__Required work__.
Only one number is expected here, namely how many lines of the entries below hold the string "hitCnt".

Top of Supplied information

#if EXA_BASIS_FORM == 0 && EXA_EMPTY_CELLS
#define EXA_FORM_NS form0e
#elif EXA_BASIS_FORM == 0
#define EXA_FORM_NS form0
#elif EXA_BASIS_FORM == 1 && EXA_EMPTY_CELLS
#error "empty cells are a per-corner property: the per-axis association (EXA_BASIS_FORM 1) does not apply"
#elif EXA_BASIS_FORM == 1
#define EXA_FORM_NS form1
#else
#error "EXA_BASIS_FORM is 0 (source order) or 1 (per-axis association with fused multiply-adds)"
#endif
#define EXA_F1 (EXA_BASIS_FORM == 1)
#ifndef EXA_TU_ROPE
#define EXA_TU_ROPE 0
#endif
#ifndef EXA_TU_SAMPLE
#define EXA_TU_SAMPLE 0
#endif
#ifndef EXA_TU_STREAM
#define EXA_TU_STREAM 0
#endif
// ... 1818 lines not shown
  rnd.state = __float_as_uint(baseRnd.w);
  if (j & 1u) { rnd.next(); rnd.next(); }
  const V3 wN = mk(ngAmb.x, ngAmb.y, ngAmb.z);
  const V3 vN = fabsf(wN.x) > fabsf(wN.y) ? normalize(mk(-wN.z, 0.f, wN.x)) : normalize(mk(0.f, wN.z, -wN.y));
  const V3 uN = cross(vN, wN);
  const float u1 = rnd.next(), u2 = rnd.next();
  const float rr = sqrtf(u1);
  const float theta = 2.f * 3.14159265358979323846f * u2;
  const V3 sp = mk(rr * cosf(theta), rr * sinf(theta), sqrtf(1.f - u1));
  Ray ao_ray;
  ao_ray.org = mk(posFd.x, posFd.y, posFd.z);
  ao_ray.dir = normalize((sp.x * uN + sp.y * vN) + sp.z * wN);
  ao_ray.tmin = 1e-4f; ao_ray.tmax = fs.ao.length;
  return ao_ray;
}

enum { kAoDirClasses = 24, kAoCellShift = 5 };
__device__ __forceinline__ uint32_t aoRayKey(const RenderArgs &a, uint32_t slot, V3 d)
{
  const float ax = fabsf(d.x), ay = fabsf(d.y), az = fabsf(d.z);
  const uint32_t dom = (ax >= ay && ax >= az) ? 0u : (ay >= az ? 1u : 2u);
  const uint32_t oct = (d.x < 0.f ? 1u : 0u) | (d.y < 0.f ? 2u : 0u) | (d.z < 0.f ? 4u : 0u);
  uint32_t cell;
  if (a.world == 1) {
    const uint32_t px = slot % (uint32_t)a.W, py = slot / (uint32_t)a.W;
    cell = (py >> kAoCellShift) * (((uint32_t)a.W + 31u) >> kAoCellShift) + (px >> kAoCellShift);
  } else {
    cell = slot >> 10;
  }
  return cell * kAoDirClasses + oct * 3u + dom;
}
#if !EXA_TU_ROPE
__global__ __launch_bounds__(256) void aoKeyKernel(const RenderArgs a)
{
  const unsigned numRays = 2u * a.aoCount[0];
  for (unsigned j = blockIdx.x * 256u + threadIdx.x; j < numRays; j += gridDim.x * 256u) {
    const AoRecord *r = a.aoRecs + (j >> 1);
    const Ray ray = aoRayOf(a.fs, r->posFd, r->ngAmb, r->baseRnd, j);
    const uint32_t key = min(aoRayKey(a, r->slot, ray.dir), a.aoBins - 1u);
    a.aoKeys[j] = key;
    atomicAdd(&a.aoHist[key], 1u);
  }
}
__global__ __launch_bounds__(1024) void aoScanKernel(uint32_t *hist, uint32_t numBins)
{
  __shared__ uint32_t part[1024];
  const uint32_t per = (numBins + 1023u) / 1024u;
  const uint32_t b0 = min(threadIdx.x * per, numBins), b1 = min(b0 + per, numBins);
  uint32_t sum = 0;
  for (uint32_t b = b0; b < b1; b++) sum += hist[b];
  part[threadIdx.x] = sum;
  __syncthreads();
  for (uint32_t off = 1; off < 1024u; off <<= 1) {
    const uint32_t v = threadIdx.x >= off ? part[threadIdx.x - off] : 0u;
    __syncthreads();
    part[threadIdx.x] += v;
    __syncthreads();
  }
  uint32_t run = part[threadIdx.x] - sum;
  for (uint32_t b = b0; b < b1; b++) { const uint32_t c = hist[b]; hist[b] = run; run += c; }
}
__global__ __launch_bounds__(256) void aoScatterKernel(const RenderArgs a)
{
  const unsigned numRays = 2u * a.aoCount[0];
  for (unsigned j = blockIdx.x * 256u + threadIdx.x; j < numRays; j += gridDim.x * 256u)
    a.aoOrder[atomicAdd(&a.aoHist[a.aoKeys[j]], 1u)] = j;
}
__global__ __launch_bounds__(256) void aoFinalizeKernel(const RenderArgs a)
{
  const unsigned numHits = a.aoCount[0];
  for (unsigned h = blockIdx.x * 256u + threadIdx.x; h < numHits; h += gridDim.x * 256u) {
    const AoRecord *r = a.aoRecs + h;
    const float4 posFd = r->posFd, ngAmb = r->ngAmb, baseRnd = r->baseRnd;
    const uint32_t slot = r->slot;
    const int hitCnt = (int)a.aoHit[2u * h] + (int)a.aoHit[2u * h + 1u];
    const float shadow = (float)hitCnt / 2;
    const float fd = posFd.w;
    const float ns = 1.f - shadow;
    const float t_hit = a.surf[slot].w;
    a.surf[slot] = make_float4(ngAmb.w + baseRnd.x * fd * ns, ngAmb.w + baseRnd.y * fd * ns, ngAmb.w + baseRnd.z * fd * ns, t_hit);
  }
}

#endif

template <bool ISO_ONLY, bool SORTED>
__global__ __launch_bounds__(kKdBlock, (ISO_ONLY ? EXA_AO_ISO_WAVES : EXA_PREPASS_WAVES)) void aoRaysKdKernel(const RenderArgs a)
{
  static_assert(ldsFits(kdLds(1), ISO_ONLY ? EXA_AO_ISO_WAVES : EXA_PREPASS_WAVES), "LDS per workgroup x waves per SIMD exceeds the CU's 160 KB");
  const LdsPtrs lds = carveLds(kdLds(a.numXfChannels));
  Ctx<0> C;
  kernelPrologue(C, a, lds);
  float *stackF = lds.stackF, *qT = lds.qT;
  int *qRegion = lds.qRegion;
  C.fastSampler = a.fastSampler != 0;
  const ExaHipFrameState &fs = a.fs;
  const unsigned numRays = 2u * a.aoCount[0];
  for (;;) {
    unsigned base = 0;
    if ((threadIdx.x & 63) == 0) base = atomicAdd(&a.aoCount[2], 64u);
    base = (unsigned)__shfl((int)base, 0, 64);
    if (base >= numRays) break;
    const unsigned k = base + (threadIdx.x & 63);
    const bool live = k < numRays;
    const unsigned j = (SORTED && live) ? a.aoOrder[k] : k;
    int hitFlag = 0;
    float4 posFd = make_float4(0.f, 0.f, 0.f, 0.f), ngAmb = posFd, baseRnd = posFd;
    uint32_t slot = 0;
    if (live) {
      const AoRecord *r = a.aoRecs + (j >> 1);
      posFd = r->posFd; ngAmb = r->ngAmb; baseRnd = r->baseRnd; slot = r->slot;
      const Ray ao_ray = aoRayOf(fs, posFd, ngAmb, baseRnd, j);
      SurfaceHit ao;
      traceSurfacesKd<0, ISO_ONLY>(C, ao_ray, ao, false, stackF, qRegion, qT);
      if (ao.primID >= 0 || ao.primID == EXA_PRIMID_ISOSURFACE || ao.primID == EXA_PRIMID_PLANE
          || ao.primID == EXA_PRIMID_STREAMLINE) hitFlag = 1;
      if (SORTED) a.aoHit[j] = (uint8_t)hitFlag;
    }
    if (SORTED) continue;
    const int other = __shfl_xor(hitFlag, 1, 64);
    if (live && !(j & 1u)) {
      const int hitCnt = hitFlag + other;
      const float shadow = (float)hitCnt / 2;
      const float fd = posFd.w;
      const float ns = 1.f - shadow;
      const float t_hit = a.surf[slot].w;
      a.surf[slot] = make_float4(ngAmb.w + baseRnd.x * fd * ns, ngAmb.w + baseRnd.y * fd * ns, ngAmb.w + baseRnd.z * fd * ns, t_hit);
    }
  }
  if (C.guardTripped) atomicExch(a.errorFlag, 1);
}

constexpr int marchWaves(int MULTI, int STATS, bool SMALL, int NCH, bool ROPE)
{
  return NCH > 1 ? (NCH == 2 ? EXA_IL2_WAVES : EXA_IL34_WAVES)
             : (MULTI == 1 ? EXA_MULTI_WAVES
                           : (MULTI ? 5 : ((ROPE && !STATS && SMALL && EXA_BASIS_FORM == 1) ? EXA_ROPE_WAVES : EXA_MARCH_WAVES)));
}
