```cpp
static int prox_solve_impl(const float* B0, const float* Ainv, const float* W0, const float* b0, const float* G,
                           const float* dual, int c2, int n, int has_bias, double rho, double eta, double shift,
                           int nterms, float* wstar, float* bstar, void* ws, size_t ws_bytes, void* stream,
                           bool prebuilt = false, const float** part_out = nullptr, int* nsplit_out = nullptr,
                           int* ldp_out = nullptr) {
  EFFQ_CHECK_ARG(B0 && Ainv && W0 && G && dual && wstar && ws && c2 > 0 && n > 0 && nterms >= 1);
  EFFQ_CHECK_ARG(!has_bias || (b0 != nullptr && bstar != nullptr));
  if (ws_bytes < effq_prox_ws_bytes(c2, n)) {
    set_error("prox_solve: workspace %zu < required %zu", ws_bytes, effq_prox_ws_bytes(c2, n));
    return EFFQ_ERR_WORKSPACE;
  }
  const ProxPlan pl = prox_plan(c2, n);
  const int c2p = pl.c2p, ldb = pl.ldb;
  const int lda = effq_ainv_ld(n);
  float* Bm = reinterpret_cast<float*>(ws);
  float* part = Bm + (size_t)c2p * ldb;
  hipStream_t st = as_stream(stream);
  for (int term = 0; term < nterms; ++term) {
    if (!(prebuilt && term == 0)) {
      const int nw = n - (has_bias ? 1 : 0);
      if ((nw % 4) == 0) {
        const unsigned bx = (unsigned)((ldb / 4 + 255) / 256);
        hipLaunchKernelGGL(k_build_b4, dim3(bx, (unsigned)c2p), dim3(256), 0, st, B0, W0, b0, G, dual, c2, n,
                           has_bias ? 1 : 0, (float)rho, (float)eta, Bm, ldb, (term > 0) ? wstar : nullptr, (float)shift);
      } else {
        size_t nb = ((size_t)c2p * ldb + 255) / 256;
        if (nb > 4096) nb = 4096;
// ... 101 lines not shown
```

Baseline: 24.91.

## Interleave split-bf16 LDS stores and prefetch with MFMA groups in prox GEMM

Restructures the k-loop of the 3-way split-bf16 prox GEMM. The single store-then-compute step becomes six MFMA groups, with each group followed by one piece of the next tile's split/LDS store and global prefetch. sched_group_barrier hints make the compiler interleave MFMA, VALU and memory instructions. It also permutes the rows each thread writes to LDS and precomputes the store offsets, likely to reduce bank conflicts. In exchange it adds register pressure, relies on exact compiler scheduling hints, and now does a redundant store on the last iteration.

Result: no change. 25.02, median of 6 (+0.5%).

```diff
diff --git a/efficientq_amd/csrc/solve.hip b/efficientq_amd/csrc/solve.hip
--- a/efficientq_amd/csrc/solve.hip
+++ b/efficientq_amd/csrc/solve.hip
@@ -842,7 +842,8 @@
   constexpr int MT = BM / WM / 32, NT = BN / WN / 32;
   constexpr int NA = BM * 4 / 512, NB = BN * 4 / 512;
   constexpr int STAGE = 3 * (BM + BN) * B3_LD;
-  static_assert(WM * WN == 8 && MT >= 1 && NT >= 1 && NA >= 1 && NB >= 1, "8 waves");
+  static_assert(WM * WN == 8 && MT >= 1 && NT >= 1 && NA >= 1 && NB >= 1 && NA + NB <= 4, "8 waves");
+#define PIECE_GROUP(q) ((q) * 6 / (NA + NB))
   extern __shared__ __attribute__((aligned(16))) unsigned char b3_lds[];
   __bf16* lds = reinterpret_cast<__bf16*>(b3_lds);
   const int tid = threadIdx.x, lane = tid & 63, wid = tid >> 6;
@@ -861,81 +862,119 @@
   f32x4 ra[NA], rb[NB];
   const float* pa[NA];
   const float* pb[NB];
+  int sa[NA], sb[NB];
 #pragma unroll
   for (int q = 0; q < NA; ++q) {
-    const int u = tid + q * 512, r = u >> 2, c4 = u & 3;
+    const int u = tid + q * 512, r = ((u >> 5) << 3) | (((u >> 2) & 3) << 1) | ((u >> 4) & 1), c4 = u & 3;
     pa[q] = Bm + (size_t)(row0 + r) * ldb + c4 * 4;
+    sa[q] = r * B3_LD + c4 * 4;
   }
 #pragma unroll
   for (int q = 0; q < NB; ++q) {
-    const int u = tid + q * 512, r = u >> 2, c4 = u & 3;
+    const int u = tid + q * 512, r = ((u >> 5) << 3) | (((u >> 2) & 3) << 1) | ((u >> 4) & 1), c4 = u & 3;
     pb[q] = Ainv + (size_t)min(col0 + r, n - 1) * lda + c4 * 4;
-  }
-#define EFFQ_B3_FETCH(k0)                                                           \
+    sb[q] = r * B3_LD + c4 * 4;
+  }
+#define EFFQ_B3_FETCH(RA, RB, k0)                                                   \
   {                                                                                 \
     _Pragma("unroll") for (int q = 0; q < NA; ++q)                                  \
-        ra[q] = *reinterpret_cast<const f32x4*>(pa[q] + (k0));                      \
+        RA[q] = *reinterpret_cast<const f32x4*>(pa[q] + (k0));                      \
     _Pragma("unroll") for (int q = 0; q < NB; ++q)                                  \
-        rb[q] = *reinterpret_cast<const f32x4*>(pb[q] + (k0));                      \
-  }
-#define EFFQ_B3_STORE(stage)                                                                        \
+        RB[q] = *reinterpret_cast<const f32x4*>(pb[q] + (k0));                      \
+  }
+#define EFFQ_B3_STORE(RA, RB, stage)                                                                \
   {                                                                                                 \
     __bf16* As_ = lds + (stage) * STAGE;                                                            \
     __bf16* Bs_ = As_ + 3 * BM * B3_LD;                                                             \
     _Pragma("unroll") for (int q = 0; q < NA; ++q) {                                                \
-      const int u = tid + q * 512, off = (u >> 2) * B3_LD + (u & 3) * 4;                            \
       bf16x4 p0, p1, p2;                                                                            \
-      split3(ra[q], p0, p1, p2);                                                                    \
-      *reinterpret_cast<bf16x4*>(&As_[off]) = p0;                                                   \
-      *reinterpret_cast<bf16x4*>(&As_[BM * B3_LD + off]) = p1;                                      \
-      *reinterpret_cast<bf16x4*>(&As_[2 * BM * B3_LD + off]) = p2;                                  \
+      split3(RA[q], p0, p1, p2);                                                                    \
+      *reinterpret_cast<bf16x4*>(&As_[sa[q]]) = p0;                                                 \
+      *reinterpret_cast<bf16x4*>(&As_[BM * B3_LD + sa[q]]) = p1;                                    \
+      *reinterpret_cast<bf16x4*>(&As_[2 * BM * B3_LD + sa[q]]) = p2;                                \
     }                                                                                               \
     _Pragma("unroll") for (int q = 0; q < NB; ++q) {                                                \
-      const int u = tid + q * 512, off = (u >> 2) * B3_LD + (u & 3) * 4;                            \
       bf16x4 p0, p1, p2;                                                                            \
-      split3(rb[q], p0, p1, p2);                                                                    \
-      *reinterpret_cast<bf16x4*>(&Bs_[off]) = p0;                                                   \
-      *reinterpret_cast<bf16x4*>(&Bs_[BN * B3_LD + off]) = p1;                                      \
-      *reinterpret_cast<bf16x4*>(&Bs_[2 * BN * B3_LD + off]) = p2;                                  \
+      split3(RB[q], p0, p1, p2);                                                                    \
+      *reinterpret_cast<bf16x4*>(&Bs_[sb[q]]) = p0;                                                 \
+      *reinterpret_cast<bf16x4*>(&Bs_[BN * B3_LD + sb[q]]) = p1;                                    \
+      *reinterpret_cast<bf16x4*>(&Bs_[2 * BN * B3_LD + sb[q]]) = p2;                                \
     }                                                                                               \
+  }
+#define EFFQ_B3_PIECE(q, ostage)                                                                                        \
+  {                                                                                                                     \
+    __bf16* As_ = lds + (ostage) * STAGE;                                                                               \
+    __bf16* Bs_ = As_ + 3 * BM * B3_LD;                                                                                 \
+    bf16x4 p0, p1, p2;                                                                                                  \
+    if ((q) < NA) {                                                                                                     \
+      constexpr int qa = (q) < NA ? (q) : 0;                                                                            \
+      split3(ra[qa], p0, p1, p2);                                                                                       \
+      *reinterpret_cast<bf16x4*>(&As_[sa[qa]]) = p0;                                                                    \
+      *reinterpret_cast<bf16x4*>(&As_[BM * B3_LD + sa[qa]]) = p1;                                                       \
+      *reinterpret_cast<bf16x4*>(&As_[2 * BM * B3_LD + sa[qa]]) = p2;                                                   \
+      ra[qa] = *reinterpret_cast<const f32x4*>(pa[qa] + k2);                                                            \
+    } else {                                                                                                            \
+      constexpr int qb = (q) >= NA ? (q) - NA : 0;                                                                      \
+      split3(rb[qb], p0, p1, p2);                                                                                       \
+      *reinterpret_cast<bf16x4*>(&Bs_[sb[qb]]) = p0;                                                                    \
+      *reinterpret_cast<bf16x4*>(&Bs_[BN * B3_LD + sb[qb]]) = p1;                                                       \
+      *reinterpret_cast<bf16x4*>(&Bs_[2 * BN * B3_LD + sb[qb]]) = p2;                                                   \
+      rb[qb] = *reinterpret_cast<const f32x4*>(pb[qb] + k2);                                                            \
+    }                                                                                                                   \
+  }
+#define EFFQ_B3_GROUP(j, stage)                                                                                         \
+  {                                                                                                                     \
+    constexpr int pa_ = (j) < 3 ? (j) : (j) < 5 ? (j) - 3 : 0, pb_ = (j) < 3 ? 2 - (j) : (j) < 5 ? 4 - (j) : 0;         \
+    _Pragma("unroll") for (int m = 0; m < MT; ++m)                                                                      \
+      _Pragma("unroll") for (int t = 0; t < NT; ++t)                                                                    \
+        acc[m][t] = __builtin_amdgcn_mfma_f32_32x32x16_bf16(a[m][pa_], b[t][pb_], acc[m][t], 0, 0, 0);                  \
+    if (PIECE_GROUP(0) == (j)) EFFQ_B3_PIECE(0, (stage) ^ 1)                                                            \
+    if (NA + NB > 1 && PIECE_GROUP(1) == (j)) EFFQ_B3_PIECE(1, (stage) ^ 1)                                             \
+    if (NA + NB > 2 && PIECE_GROUP(2) == (j)) EFFQ_B3_PIECE(2, (stage) ^ 1)                                             \
+    if (NA + NB > 3 && PIECE_GROUP(3) == (j)) EFFQ_B3_PIECE(3, (stage) ^ 1)                                             \
+          \
+    _Pragma("unroll") for (int i = 0; i < MT * NT; ++i) {                                                               \
+      __builtin_amdgcn_sched_group_barrier(0x002, 4, 0);                                                               \
+      __builtin_amdgcn_sched_group_barrier(0x008, 1, 0);                                                               \
+      if (i & 1) __builtin_amdgcn_sched_group_barrier(0x200, 1, 0);                                                    \
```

Bottom of Supplied information

__Exercise output__.
4